Logit Mixed Logit Under Asymmetry and Multimodality of WTP: A Monte Carlo Evaluation
通过蒙特卡洛实验评估Logit混合Logit模型在非对称和多峰偏好分布下的表现,发现其偏差优于传统混合Logit,但均方误差仅在样本量较大时更低,并分析了实验设计的影响。
The logit‐mixed logit (LML) model advances choice modeling by generalizing previous parametric and semi‐nonparametric specifications and allowing retrieval of flexible taste distributions. Using standard operating conditions in the field, we report results from Monte Carlo experiments designed to assess the finite sample bias‐variance tradeoff for the LML using as a benchmark conventional Mixed logit models (MXL) under asymmetric and multimodal taste distributions.
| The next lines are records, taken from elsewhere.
int cols_lds_bytes() { return CL_IMG + CL_NT * CL_PT * (int)sizeof(ClEnt) + 64 + 256; }
u32 cols_halves() { return CL_HALVES; }
u32 cols_wgs_per_cu() { return CL_WGS; }
u32 cols_block_lists() { return CL_NB; }
u32 cols_tile_rows(u32 nb) { return std::max(1u, std::min<u32>((u32)CL_RT, (u32)CL_IMG / (4u * std::max(1u, nb)))); }
u64 cols_scratch_keys(u32 slots, u32 nblk) { return (u64)slots * CL_HALVES * nblk * CL_NW * CL_OVW * EW; }
// ... 7 lines not shown
  return hipGetLastError();
}
hipError_t launch_cols_prep(const TaskDev* tasks, const TaskDev* subs, const ColsDev* cols, u32 n_tasks, hipStream_t st)
{
  hipLaunchKernelGGL(k_cols_prep, dim3(n_tasks), dim3(CP_TPB), 0, st, tasks, subs, cols);
  return hipGetLastError();
}
hipError_t launch_cols_seeds(const TaskDev* tasks, const ColsDev* cols, u32 n_tasks, u32 max_slots, u32 max_tries, bool trace, hipStream_t st)
{
  const u32 per = (u32)(CS_TPB / 64);
  hipLaunchKernelGGL(k_cols_seeds, dim3((max_slots + per - 1) / per, n_tasks), dim3(CS_TPB), 0, st, tasks, cols, max_tries ? max_tries : CS_TRIES, trace ? 1u : 0u);
  return hipGetLastError();
}
template <int MODE, bool EXT, bool RESC, bool ORD, bool NAR>
static hipError_t launch_merge_cols_as(const TaskDev* tasks, const ColsDev* cols, const uint2* items, u32 n_items, u32* ticket, u32 grid_x, hipStream_t st)
{
  const int lds = cols_lds_bytes();
  hipError_t e = hipFuncSetAttribute(reinterpret_cast<const void*>(&k_merge_cols<MODE, EXT, RESC, ORD, NAR>), hipFuncAttributeMaxDynamicSharedMemorySize, lds);
  if (e != hipSuccess) return e;
  hipLaunchKernelGGL((k_merge_cols<MODE, EXT, RESC, ORD, NAR>), dim3(grid_x), dim3(CL_TPB), lds, st, tasks, cols, items, n_items, ticket);
  return hipGetLastError();
}
hipError_t launch_merge_cols(int mode, int ext, const TaskDev* tasks, const ColsDev* cols, const uint2* items, u32 n_items, u32* ticket, u32 grid_x, hipStream_t st)
{
  const bool x = ext & 1, r = (ext & 2) != 0, o = (ext & 4) != 0, n = (ext & 8) != 0 && o && mode == 0;
#define KMX_CL_L3(M, X, R) (o ? launch_merge_cols_as<M, X, R, true, false>(tasks, cols, items, n_items, ticket, grid_x, st) : launch_merge_cols_as<M, X, R, false, false>(tasks, cols, items, n_items, ticket, grid_x, st))
#define KMX_CL_LAUNCH(M) (r ? (x ? KMX_CL_L3(M, true, true) : KMX_CL_L3(M, false, true)) : (x ? KMX_CL_L3(M, true, false) : KMX_CL_L3(M, false, false)))
  if (n) return r ? (x ? launch_merge_cols_as<0, true, true, true, true>(tasks, cols, items, n_items, ticket, grid_x, st) : launch_merge_cols_as<0, false, true, true, true>(tasks, cols, items, n_items, ticket, grid_x, st))
                  : (x ? launch_merge_cols_as<0, true, false, true, true>(tasks, cols, items, n_items, ticket, grid_x, st) : launch_merge_cols_as<0, false, false, true, true>(tasks, cols, items, n_items, ticket, grid_x, st));
  return mode == 0 ? KMX_CL_LAUNCH(0) : KMX_CL_LAUNCH(1);
#undef KMX_CL_L3
#undef KMX_CL_LAUNCH
}
template <int MODE, bool RESC>
static hipError_t launch_cols_sparse_ord(const TaskDev* tasks, const ColsDev* cols, u32 n_tasks, u32* ticket, u32 n_cu, hipStream_t st)
{
  static int per_cu = 0;
  if (per_cu == 0) {
    int n = 0;
    if (hipOccupancyMaxActiveBlocksPerMultiprocessor(&n, reinterpret_cast<const void*>(&k_cols_sparse<MODE, RESC, true>), ck_tpb<MODE>(), 0) != hipSuccess || n < 1) { (void)hipGetLastError(); n = 1; }
    per_cu = n;
  }
  hipLaunchKernelGGL((k_cols_sparse<MODE, RESC, true>), dim3(n_cu * (u32)per_cu), dim3(ck_tpb<MODE>()), 0, st, tasks, cols, (const uint2*)nullptr, 0u, n_tasks, ticket);
  return hipGetLastError();
}
hipError_t launch_cols_sparse(int mode, const TaskDev* tasks, const ColsDev* cols, const uint2* range_items, u32 n_items, u32 n_tasks, u32* ticket, u32 n_cu, hipStream_t st)
{
  if (mode & 4) {
    switch (mode & 3) {
      case 0: return launch_cols_sparse_ord<0, false>(tasks, cols, n_tasks, ticket, n_cu, st);
      case 1: return launch_cols_sparse_ord<1, false>(tasks, cols, n_tasks, ticket, n_cu, st);
      case 2: return launch_cols_sparse_ord<0, true>(tasks, cols, n_tasks, ticket, n_cu, st);
      default: return launch_cols_sparse_ord<1, true>(tasks, cols, n_tasks, ticket, n_cu, st);
    }
  }
  const dim3 grid(n_items, CK_Z), block(ck_tpb<0>()), block1(ck_tpb<1>());
  switch (mode & 3) {
    case 0: hipLaunchKernelGGL((k_cols_sparse<0, false, false>), grid, block, 0, st, tasks, cols, range_items, n_items, n_tasks, ticket); break;
    case 1: hipLaunchKernelGGL((k_cols_sparse<1, false, false>), grid, block1, 0, st, tasks, cols, range_items, n_items, n_tasks, ticket); break;
    case 2: hipLaunchKernelGGL((k_cols_sparse<0, true, false>), grid, block, 0, st, tasks, cols, range_items, n_items, n_tasks, ticket); break;
    default: hipLaunchKernelGGL((k_cols_sparse<1, true, false>), grid, block1, 0, st, tasks, cols, range_items, n_items, n_tasks, ticket); break;
  }
  return hipGetLastError();
}
u64 cols_dir_bytes(u32 slots) { return (u64)slots * CL_HALVES * CK_NPASS * sizeof(SpDir); }
u32 cols_groups(u32 slots) { return slots * CL_HALVES; }
hipError_t launch_cols_offsets(const ColsDev* cols, u32 task, u64* goff, hipStream_t st)
{
  hipLaunchKernelGGL(k_cols_offsets, dim3(1), dim3(1024), 0, st, cols, task, goff);
  return hipGetLastError();
}
hipError_t launch_cols_gather(const TaskDev* tasks, const ColsDev* cols, u32 task, u32 n_groups, const u64* goff, u8* body, hipStream_t st)
{
  hipLaunchKernelGGL(k_cols_gather<true>, dim3(n_groups), dim3(GA_TPB), 0, st, tasks, cols, task, goff, body);
  return hipGetLastError();
}
hipError_t launch_cols_order(const TaskDev* tasks, const ColsDev* cols, u32 task, u32 n_groups, const u64* goff, u32* order, hipStream_t st)
{
  hipLaunchKernelGGL(k_cols_gather<false>, dim3(n_groups), dim3(GA_TPB), 0, st, tasks, cols, task, goff, reinterpret_cast<u8*>(order));
  return hipGetLastError();
}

The LML specification always outperforms the MXL in terms of bias, but when the variance around modes is high the mean squared error (MSE) is lower than that of MXL only at sample sizes larger than usual and with some nuances. D ‐error minimizing experimental design predicated on multinomial logit significantly reduces MSE, but no clear winner is found between polynomial, step, and spline functions for the multidimensional grid function. Analysis of empirical data from a choice experiment on tap water shows that multimodality emerges only if higher number of node parameters are used in the LML.